2015-12-25T16:39:25.567Z cpu5:2771999)CpuSched: 583: user latency of 2771999 vmotionStreamHelper0-2758492 0 changed by 2771999 vmotionStreamHelper0-2758492 -1
2015-12-25T16:39:25.568Z cpu4:2772001)MigrateNet: 1186: 1451061663105920 S: Successfully bound connection to vmknic ''

//Here the connection from source host vmkernel port-group is established.

2015-12-25T16:39:25.570Z cpu5:33435)MigrateNet: vm 33435: 2096: Accepted connection from <::ffff:>

// Here the destination source has accepted the connection for vMotion

2015-12-25T16:39:25.570Z cpu5:33435)MigrateNet: vm 33435: 2166: dataSocket 0x410958a8dc00 receive buffer size is -565184049
2015-12-25T16:39:25.570Z cpu4:2772001)MigrateNet: 1186: 1451061663105920 S: Successfully bound connection to vmknic ''
2015-12-25T16:39:25.571Z cpu4:2772001)VMotionUtil: 3396: 1451061663105920 S: Stream connection 1 added.
2015-12-25T16:39:25.571Z cpu4:2772001)MigrateNet: 1186: 1451061663105920 S: Successfully bound connection to vmknic ''
2015-12-25T16:39:25.572Z cpu4:2772001)VMotionUtil: 3396: 1451061663105920 S: Stream connection 2 added.

//Both the surce and destination have established the connection and the vMotion process takes place. The VMkernel.log does not record the details of vMotion. If you check the vmware.log for this virtual machine, you can see the states and progress of vMotion in detail.

2015-12-25T16:39:25.848Z cpu3:2758492)VMotion: 4531: 1451061663105920 S: Stopping pre-copy: only 0 pages left to send, which can be sent within the switchover time goal of 0.500 seconds (network bandwidth ~2.116 MB/s, 52403100% t2d)

//In short how vMotion works is:

  • A shadow VM is created on the destination host.
  • Copy each memory page from the source to the destination via the vMotion network. This is known as preCopy.
  • Perform another pass over the VM’s memory, copying any pages that changed during the last preCopy iteration
  • Continue the pre-copy iteration until no changed page remains
  • Stun the VM and resume the destination VM
//Basically, the memory state of the virtual machine is being transferred to the shadow virtual machine created on the destination machine. The memory is nothing but pages.  The pages are transferred to the shadow VM over the vMotion network. Larger the VM I/Os, longer the vMotion process. 

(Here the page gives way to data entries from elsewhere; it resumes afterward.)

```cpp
extern "C" int bra_lora_down_drop(const void* x, long ldx, const void* A, long lda, void* t, long ldt, int M, int K, int R,
                                  float alpha, float p, unsigned s0, unsigned s1, unsigned s2, unsigned s3, int r, int nt,
                                  float* part, int ksplit, void* stream) {
    if (M == 0) return 0;
    if (!x || !A || !t || M < 0 || K <= 0 || K % 8 || ldx % 8 || lda % 8 || !lora_drop_ok(p, M, K, r, nt, R)) return BRA_ERR_ARG;
    if (ksplit <= 1) part = nullptr;
    else if (!part || ksplit > (K + 127) / 128 || ldt % 4) return BRA_ERR_ARG;
    const unsigned seeds[4] = {s0, s1, s2, s3};
    const int nstep = (K + 127) / 128;
    const int per = part ? (nstep + ksplit - 1) / ksplit : nstep;
    const int ny = part ? (nstep + per - 1) / per : 1;
    const dim3 grid((M + 31) / 32, ny);
    bra_stream_t st = (bra_stream_t)stream;
    return lora_for_slices(r, nt, R, [&](const LoraSlice& s) {
        float* const ps = part ? part + (long)ksplit * M * s.c0 : nullptr;
        bf16_t* const ts = (bf16_t*)t + s.c0;
        LoraDownArgs g = {(const bf16_t*)x, ldx, (const bf16_t*)A + (long)s.c0 * lda, lda, ts, ldt, M, K, s.Rs, alpha,
                          make_cfg(p, seeds + s.j0, s.nts), 0, per, ps};
#define BRA_LD(C_, RB_, NL_, TR_, NT_) if (C_) BRA_LAUNCH((lora_down_drop_kernel<RB_, NL_, TR_, NT_>), grid, dim3(256), 0, st, g); else
        BRA_LORA_ROWS(BRA_LD) return BRA_ERR_ARG;
#undef BRA_LD
        if (part) {
            const long MR = (long)M * s.Rs;
            BRA_LAUNCH(lora_partial_reduce_kernel, dim3((unsigned)((MR / 4 + 255) / 256)), dim3(256), 0, st, (const float*)ps, ny, MR, s.Rs,
                       alpha, ts, ldt);
        }
        return BRA_LAUNCH_STATUS();
    });
}

extern "C" int bra_lora_up_drop(const void* dts, long ldd, const void* AT, long ldat, void* out, long ldo, int M, int K, int R,
                                float p, unsigned s0, unsigned s1, unsigned s2, unsigned s3, int r, int nt, void* stream) {
    if (M == 0) return 0;
    if (!dts || !AT || !out || M < 0 || K <= 0 || ldd % 8 || ldat % 8 || !lora_drop_ok(p, M, K, r, nt, R)) return BRA_ERR_ARG;
    const int mblk = (M + 127) / 128;
    int splits = (1024 + mblk - 1) / mblk;
    int k_chunk = ((K + splits - 1) / splits + 31) / 32 * 32;
    k_chunk = k_chunk < 128 ? 128 : k_chunk;
    const unsigned seeds[4] = {s0, s1, s2, s3};
    LoraUpArgs g = {(const bf16_t*)dts, ldd, (const bf16_t*)AT, ldat, (bf16_t*)out, ldo, M, K, R, k_chunk, make_cfg(p, seeds, nt), 0};
    const dim3 grid(mblk, (K + k_chunk - 1) / k_chunk);
    bra_stream_t st = (bra_stream_t)stream;
#define BRA_LU(RB_, NL_, TR_, NT_) BRA_LAUNCH((lora_up_drop_kernel<RB_, NL_, TR_, NT_>), grid, dim3(256), 0, st, g)
#define BRA_LUR(TR_, NT_) BRA_LU((NT_ * TR_ + 63) / 64 * 2, (NT_ * TR_ + 31) / 32, TR_, NT_)
#define BRA_LUR3(TR_) do { if (nt == 1) BRA_LUR(TR_, 1); else if (nt == 2) BRA_LUR(TR_, 2); else BRA_LUR(TR_, 3); } while (0)
    if (r == 32 && R == 32) BRA_LU(1, 1, 32, 1);
    else if (r == 32 && R == 64) { if (nt == 1) BRA_LU(2, 1, 32, 1); else BRA_LU(2, 2, 32, 2); }
    else if (r == 32 && nt == 3) BRA_LU(4, 3, 32, 3);
    else if (r == 32) BRA_LU(4, 4, 32, 4);
    else if (r == 8) BRA_LUR3(8);
    else if (r == 16) BRA_LUR3(16);
    else if (r == 64) BRA_LUR3(64);
    else BRA_LUR3(128);
#undef BRA_LUR3
#undef BRA_LUR
#undef BRA_LU
    return BRA_LAUNCH_STATUS();
}

extern "C" int bra_dropout_mask(void* out, int M, int K, float p, unsigned seed, void* stream) {
    if (M <= 0 || K <= 0) return 0;
    if (!out || !(p >= 0.f && p < 1.f) || (long)M * K >= (1l << 32)) return BRA_ERR_ARG;
    const long n = (long)M * K;
    long grid = (n + 255) / 256; grid = grid > 4096 ? 4096 : grid;
    BRA_LAUNCH(dropout_mask_kernel, dim3((unsigned)grid), dim3(256), 0, (bra_stream_t)stream, (uint8_t*)out, n, (uint32_t)seed,
               drop_threshold(p));
    return BRA_LAUNCH_STATUS();
}
```

### bioreason_amd/engine.py

```python
from __future__ import annotations

import math
from dataclasses import dataclass, field
from typing import Dict, List, Optional, Tuple

import torch

from . import ops
from .arena import TrainableArena

BF16 = torch.bfloat16


def rope_tables(npos: int, hd: int, theta: float, device, round_bf16: bool = True) -> Tuple[torch.Tensor, torch.Tensor]:
    inv = 1.0 / (theta ** (torch.arange(0, hd, 2, dtype=torch.float32) / hd))
    fr = torch.arange(npos, dtype=torch.float32)[:, None] * inv[None, :]
    c, s = fr.cos(), fr.sin()
    if round_bf16:
        c, s = c.to(BF16).float(), s.to(BF16).float()
    return c.contiguous().to(device), s.contiguous().to(device)


class LoraGroup:

# ... 15 lines not shown
        am, bm = a.mask_view(self.key + ".A"), a.mask_view(self.key + ".B")
        off = 0
        active = getattr(self, "active", None)
        for j, n in enumerate(self.n_sizes):
            if active is None or active[j]:
                am[j * self.r:(j + 1) * self.r, :] = 1
                bm[off:off + n, j * self.r:(j + 1) * self.r] = 1
            off += n
        self.A = torch.zeros(self.r_pad, self.K, dtype=BF16, device=dev)
        self.AT = torch.zeros(self.K, self.r_pad, dtype=BF16, device=dev)
        self.B = torch.zeros(self.N, self.r_pad, dtype=BF16, device=dev)
        self.BT = torch.zeros(self.r_pad, self.N, dtype=BF16, device=dev)
        a.register_pack(self.A_master, self.A, False)
        a.register_pack(self.A_master, self.AT, True)
        a.register_pack(self.B_master, self.B, False)
        a.register_pack(self.B_master, self.BT, True)
        for fn in self.on_views:
            fn()

    def target_views(self, j: int):
        off = sum(self.n_sizes[:j])
        n = self.n_sizes[j]
        rs = slice(j * self.r, (j + 1) * self.r)
        return (self.A_master[rs, :], self.B_master[off:off + n, rs], self.A_grad[rs, :], self.B_grad[off:off + n, rs])


@dataclass
class QwenLayerW:
    ln1: torch.Tensor = None
    ln2: torch.Tensor = None
    qn: torch.Tensor = None
    kn: torch.Tensor = None
    Wqkv: torch.Tensor = None
    Wo: torch.Tensor = None
    Wgu: torch.Tensor = None
    Wd: torch.Tensor = None
    WqkvT: torch.Tensor = None
    WoT: torch.Tensor = None
    WguT: torch.Tensor = None
    WdT: torch.Tensor = None
    lora: Dict[str, Optional[LoraGroup]] = field(default_factory=lambda: {"qkv": None, "o": None, "gu": None, "d": None})


@dataclass
class SeqMeta:
    B: int
    S: int
    pos: torch.Tensor
    kmask: Optional[torch.Tensor]
    lora_on: bool = True
    max_pos: int = 0
    drop_p: float = 0.0
    drop_seed: int = 0


def _mix32(a: int, b: int) -> int:
    h = (a * 0x9E3779B1 + b * 0x85EBCA6B + 0x165667B1) & 0xFFFFFFFF
    h ^= h >> 15
    h = (h * 0x2C1B3C6D) & 0xFFFFFFFF
    h ^= h >> 12
    h = (h * 0x297A2D39) & 0xFFFFFFFF
    h ^= h >> 15
    return h


import contextlib as _contextlib
import os as _os
FUSE_SWIGLU = _os.environ.get("BRA_FUSE_SWIGLU", "1") == "1"

_nullctx = _contextlib.nullcontext

LORA_GROUP_INDEX = {"qkv": 0, "o": 1, "gu": 2, "d": 3}


def lora_drop_seeds(pass_seed: int, layer: int, group: str, n_targets: int):
    base = (layer * 4 + LORA_GROUP_INDEX[group]) * 4
    return [_mix32(pass_seed, base + j) for j in range(n_targets)]
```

//Towards the end of vMotion the source VM must be destroyed and the operations should continue at the destination end. For this, the ESXi should determine, that the last few memory pages can be transferred over to the destination quickly. Which is the switch-over goal of 0.5 seconds

//So here when it says only 0 pages left to send, which can be sent within the switchover time goal of 0.500 seconds it means that there are no more active memory pages left to be transferred. So the host declares that the source VM can be destroyed and the vMotion can be completed and the destination VM can resume. All this can happen within the feasible switch time. 

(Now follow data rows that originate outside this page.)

# msg7086/x265-Yuuki-Asuna

Measured on AMD Instinct MI355X. Metric: encoded fps + bit-exact check, 4K preset=slow, 1/2/4/8 MI355X vs host AVX2, higher is better.
Workload: dtype u8; 1 GPU; 3840x2160 8-bit closed-loop frame pipeline (tier T2): lookahead -> exhaustive +-57 ME, 85 PUs/CTU -> subme 3 -> MC + DCT/quant/recon qp 27 -> deblock -> SAO (rdo) -> border -> next reference; parallelism=none (1 GPU), ctus_per_frame=2040

## Files before the change

### include/x265hip.h

```cpp
#ifndef X265HIP_H
#define X265HIP_H

#include <stdint.h>
#include <stddef.h>

#ifdef __cplusplus
extern "C" {
#endif

#define X265HIP_ME_PUS_PER_CTU 85
#define X265HIP_OK            0
#define X265HIP_ENODEV       -1
#define X265HIP_EINVAL       -2
#define X265HIP_EUNSUPPORTED -3
#define X265HIP_EBUSY        -4

const char* x265hip_version(void);
int x265hip_stream_release(void* stream);
const char* x265hip_last_error(void);
int         x265hip_device_count(void);
int         x265hip_init(int device);
#define X265HIP_WAIT_BLOCK 0
#define X265HIP_WAIT_SPIN  1
int         x265hip_set_wait_policy(int policy);
// ... 39 lines not shown
static inline size_t x265hip_surf_ctu_bytes(int surf_format, int range)
{
    const size_t nc = (size_t)(2 * range + 1), recs = nc * ((nc + 3) >> 2);
    if (surf_format == X265HIP_SURF_I32) return recs * X265HIP_SURF_GROUP_BYTES_I32;
    if (surf_format == X265HIP_SURF_PACKED_B) return ((recs + 63) >> 6) * X265HIP_SURF_BLOCK_BYTES_PACKED;
    return recs * X265HIP_SURF_GROUP_BYTES_PACKED;
}
int x265hip_me_fullsearch(const x265hip_me_params* p, void* stream);
int x265hip_me_best_reset(uint64_t* best, size_t count, void* stream);
const char* x265hip_me_minima_kernel_name(int depth, int range);
void x265hip_me_env_refresh(void);

typedef struct x265hip_subpel_params
{
    int depth;
    int width, height;
    int range;
    int subme;
    const void* fenc;  intptr_t fenc_stride;
    const void* fref;  intptr_t fref_stride;
    const uint64_t* best_in;
    const uint16_t* cost_q;  int qoff;
    void* out;
    const void* phase_planes;  intptr_t phase_plane_samples;
} x265hip_subpel_params;
int x265hip_subpel_refine(const x265hip_subpel_params* p, void* stream);

typedef struct x265hip_subpel_chroma
{
    const void* fenc_cb; const void* fenc_cr; intptr_t fenc_stride_c;
    const void* fref_cb; const void* fref_cr; intptr_t fref_stride_c;
} x265hip_subpel_chroma;
int x265hip_subpel_refine_chroma(const x265hip_subpel_params* p, const x265hip_subpel_chroma* c, void* stream);

#define X265HIP_TU_INTRA_SLICE 1
#define X265HIP_TU_SIGN_HIDE   2
typedef struct x265hip_tu_tables
{
    const int32_t* quant_coeff;
    const int32_t* dequant_coeff;
    const uint16_t* nr_offset;
    uint32_t* nr_residual_sum;
    int16_t* dct_coeff_out;
    int32_t* delta_u_out;
    int64_t* rdoq_cost_uncoded;
    int64_t* rdoq_cg_cost;
    int16_t* rdoq_levels;
    uint32_t* rdoq_num_sig;
    int16_t* fenc_dct_out;
    int64_t psy_scale;
} x265hip_tu_tables;
typedef struct x265hip_recon_params
{
    int depth;
    int width, height;
    int level;
    int qp, intra_slice;
    const void* fenc;  intptr_t fenc_stride;
    const void* fref;  intptr_t fref_stride;
    void* recon;       intptr_t recon_stride;
    const void* mv;
    int16_t* levels; uint32_t* num_sig; uint64_t* dist;
    const x265hip_tu_tables* tables;
    const int8_t* qp_map;
} x265hip_recon_params;
int x265hip_inter_recon(const x265hip_recon_params* p, void* stream);
// ... 787 lines not shown
```

### x265-yuuki-asuna_amd/csrc/subpel_kernels.hip

```cpp
#include "common.h"
#include "tile_interp.h"
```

2015-12-25T16:39:25.952Z cpu5:2772001)VMotionSend: 3643: 1451061663105920 S: Sent all modified pages to destination (no network bandwidth estimate)

//Here it tells that the for the vMotion ID the "S" Source has sent all the memory pages to the destination.

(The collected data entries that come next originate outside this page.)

constexpr uint32_t kFirstHashedC2 = 5;
constexpr float kShareLambdaMax = 2.0f;
constexpr int kShareWords = 2 * kWave;
template <int F, int QG, bool LDS_LV = false, int FH = -1, bool SHARE = false>
__device__ __forceinline__ half8_t density_encode(const DensityCtx<F>& cx, const float (&x)[3]) {
    constexpr int Q = 8 / F;
    static_assert(!SHARE || (F == 2 && QG == Q), "the shared form exchanges one dword per lane and runs behind the gathers of all groups");
    LaneLevels<F> lv_local;
    if constexpr (LDS_LV) {
        uint32_t again = 0;
        asm volatile("" : "+v"(again));
#pragma unroll
        for (int q = 0; q < Q; ++q) {
            const uint4 v = cx.lds_lv[4 * q + again];
            lv_local.scale[q] = __builtin_bit_cast(float, v.x);
            lv_local.res[q] = v.y;
            lv_local.res2[q] = v.y * v.y;
            lv_local.boff[q] = v.z;
            lv_local.rows[q] = v.w;
        }
    }
    const LaneLevels<F>& lv = LDS_LV ? lv_local : cx.lv;
    const uint32_t first_hashed = FH >= 0 ? (uint32_t)FH : cx.first_hashed;
    const int g = cx.g;
    half8_t xf;
#pragma unroll
    for (int q0 = 0; q0 < Q; q0 += QG) {
    float frac[Q][3];
    typename EntryOf<F>::type raw[Q][8];
    bool shared[2] = {false, false};
    uint32_t share_sel[2] = {0u, 0u}, share_one[2] = {0u, 0u};
#pragma unroll
    for (int q = q0; q < q0 + QG; ++q) {
        uint32_t c[3];
#pragma unroll
        for (int d = 0; d < 3; ++d) {
            const float pos = fmaf(lv.scale[q], x[d], 0.5f);
            const float fl = floorf(pos);
            frac[q][d] = pos - fl;
            c[d] = (uint32_t)(int32_t)fl;
        }
        const bool all_dense = (uint32_t)(4 * q + 3) < first_hashed, all_hashed = (uint32_t)(4 * q) >= first_hashed;
        if constexpr (SHARE) {
            if (q < 2 && ((cx.share_mask >> q) & 1u)) {
                uint32_t a[3], b[3];
#pragma unroll
                for (int d = 0; d < 3; ++d) {
                    a[d] = row_lane<0>(c[d]);
                    b[d] = row_lane<15>(c[d]);
                }
                const bool in_a = c[0] == a[0] && c[1] == a[1] && c[2] == a[2], in_b = c[0] == b[0] && c[1] == b[1] && c[2] == b[2];
                share_sel[q] = in_a ? 0u : 8u;
                shared[q] = __ballot(!(in_a || in_b)) == 0;
                if (shared[q]) {
                    const uint32_t col = (uint32_t)lane_id() & 15u;
                    const bool of_a = col < 8u;
                    const uint32_t cc[3] = {(of_a ? a[0] : b[0]) + (col & 1u), (of_a ? a[1] : b[1]) + ((col >> 1) & 1u), (of_a ? a[2] : b[2]) + ((col >> 2) & 1u)};
                    uint32_t v = 0;
                    if (all_dense || !all_hashed) {
                        v = cc[0] + cc[1] * lv.res[q] + cc[2] * lv.res2[q];
                        v = v >= lv.rows[q] ? v - lv.rows[q] : v;
                    }
                    if (all_hashed || !all_dense) {
                        const uint32_t h = (cc[0] ^ (cc[1] * 2654435761u) ^ (cc[2] * 805459861u)) & (lv.rows[q] - 1u);
                        v = (all_hashed || (uint32_t)(4 * q + g) >= first_hashed) ? h : v;
                    }
                    share_one[q] = gather_raw<2>(cx.rsrc, lv.boff[q] + v * (uint32_t)(F * sizeof(_Float16)));
                }
            }
        }
        if (!SHARE || q >= 2 || !shared[q]) {
        uint32_t idx[8];
        if (all_dense || !all_hashed) {
            const uint32_t b00 = c[0] + c[1] * lv.res[q] + c[2] * lv.res2[q];
            const uint32_t b10 = b00 + lv.res[q], b01 = b00 + lv.res2[q], b11 = b10 + lv.res2[q];
            const uint32_t base[4] = {b00, b10, b01, b11};
#pragma unroll
            for (int k = 0; k < 8; ++k) {
                uint32_t v = base[k >> 1] + (uint32_t)(k & 1);
                v = v >= lv.rows[q] ? v - lv.rows[q] : v;
                idx[k] = v;
            }
        }
        if (all_hashed || !all_dense) {
            const uint32_t hy0 = c[1] * 2654435761u, hy1 = hy0 + 2654435761u;
            const uint32_t hz0 = c[2] * 805459861u, hz1 = hz0 + 805459861u;
            const uint32_t yz[4] = {hy0 ^ hz0, hy1 ^ hz0, hy0 ^ hz1, hy1 ^ hz1};
            const uint32_t mask = lv.rows[q] - 1u;
            const bool lane_hashed = (uint32_t)(4 * q + g) >= first_hashed;
#pragma unroll
            for (int k = 0; k < 8; ++k) {
                const uint32_t v = ((c[0] + (uint32_t)(k & 1)) ^ yz[k >> 1]) & mask;
                idx[k] = (all_hashed || lane_hashed) ? v : idx[k];
            }
        }
#pragma unroll
        for (int k = 0; k < 8; ++k) {
            if constexpr (F == 2) raw[q][k] = gather_raw<2>(cx.rsrc, lv.boff[q] + idx[k] * (uint32_t)(F * sizeof(_Float16)));
            else raw[q][k] = gather_raw4(cx.rsrc, lv.boff[q] + idx[k] * (uint32_t)(F * sizeof(_Float16)));
        }
        }
    }
    auto blend = [&](int q, const typename EntryOf<F>::type (&r)[8]) {
        const float fx = frac[q][0], fy = frac[q][1], fz = frac[q][2];
        const float wx[2] = {1.0f - fx, fx}, wy[2] = {1.0f - fy, fy}, wz[2] = {1.0f - fz, fz};
        if constexpr (F == 2) {
            float a0 = 0.0f, a1 = 0.0f;
#pragma unroll
            for (int k = 0; k < 8; ++k) {
                const float w = (wx[k & 1] * wy[(k >> 1) & 1]) * wz[k >> 2];
                fma_entry(w, r[k], a0, a1);
            }
            xf[q * F] = (_Float16)a0;
            xf[q * F + 1] = (_Float16)a1;
        } else {
            float a0 = 0.0f, a1 = 0.0f, a2 = 0.0f, a3 = 0.0f;
#pragma unroll
            for (int k = 0; k < 8; ++k) {
                const float w = (wx[k & 1] * wy[(k >> 1) & 1]) * wz[k >> 2];
                fma_entry(w, r[k][0], a0, a1);
                fma_entry(w, r[k][1], a2, a3);
            }
            xf[q * F] = (_Float16)a0;
            xf[q * F + 1] = (_Float16)a1;
            xf[q * F + 2] = (_Float16)a2;
            xf[q * F + 3] = (_Float16)a3;
        }
    };
    if constexpr (SHARE) {
#pragma unroll
        for (int q = 0; q < 2; ++q) {
            if (shared[q]) {
                uint32_t* slot = cx.share_lds + q * kWave;
                slot[lane_id()] = share_one[q];
                const uint4* cell = reinterpret_cast<const uint4*>(slot + 16 * g + share_sel[q]);
                const uint4 lo = cell[0], hi = cell[1];
                const uint32_t r[8] = {lo.x, lo.y, lo.z, lo.w, hi.x, hi.y, hi.z, hi.w};
                blend(q, r);
            } else {
                blend(q, raw[q]);
            }
        }
    }
#pragma unroll
    for (int q = (SHARE ? 2 : q0); q < q0 + QG; ++q) blend(q, raw[q]);
    }
    return xf;
}

template <int F, int QG>
__device__ __forceinline__ float4_t density_eval(const DensityCtx<F>& cx, const float (&x)[3]) {
    const half8_t xf = density_encode<F, QG>(cx, x);
    float4_t acc1[kHidTiles];
#pragma unroll
    for (int t = 0; t < kHidTiles; ++t) {
        const float4_t zero = {0, 0, 0, 0};
        acc1[t] = mfma16(cx.w0[t], xf, zero);
    }
    half8_t h[kHidSteps];
    pack_hidden(acc1, h);
    return cx.wout.apply(h);
}

struct TrainOut {
    float* x01;
    _Float16* feat;
    float* h32;
    uint32_t* tile;
};

__device__ __forceinline__ void store_h32(float* __restrict__ h32, unsigned long long s, int lane, int g, float o0, float o1, float o2, float o3, bool ok) {
    const int from = (lane + 48) & 63;
    const float prev = __int_as_float(__builtin_amdgcn_ds_bpermute(from << 2, __float_as_int(o3)));
    if (ok) *reinterpret_cast<float4*>(h32 + s * 16 + 4 * g) = make_float4(prev, o0, o1, o2);
}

2015-12-25T16:39:26.900Z cpu0:2758489)Hbr: 3434: Migration end received (worldID=2758492) (migrateType=1) (event=1) (isSource=1) (sharedConfig=1)
2015-12-25T16:39:26.908Z cpu3:32820)Net: 3354: disconnected client from port 0x200000c
2015-12-25T16:39:26.967Z cpu3:34039)DLX: 3768: vol 'Recovery_LUN', lock at 116094976: [Req mode 1] Checking liveness:

//Here the migration has completed for the world ID, the migration type. And the virtual machine in my case is residing on Recovery_LUN is locked by the new host that is residing on with a new world ID that was assigned during the vMotion.

So you know what a successful vMotion looks like in the vmkernel.log
In depth vMotion can be found in the vmware.log, which can be self explanatory once you know what to look at and where to look at.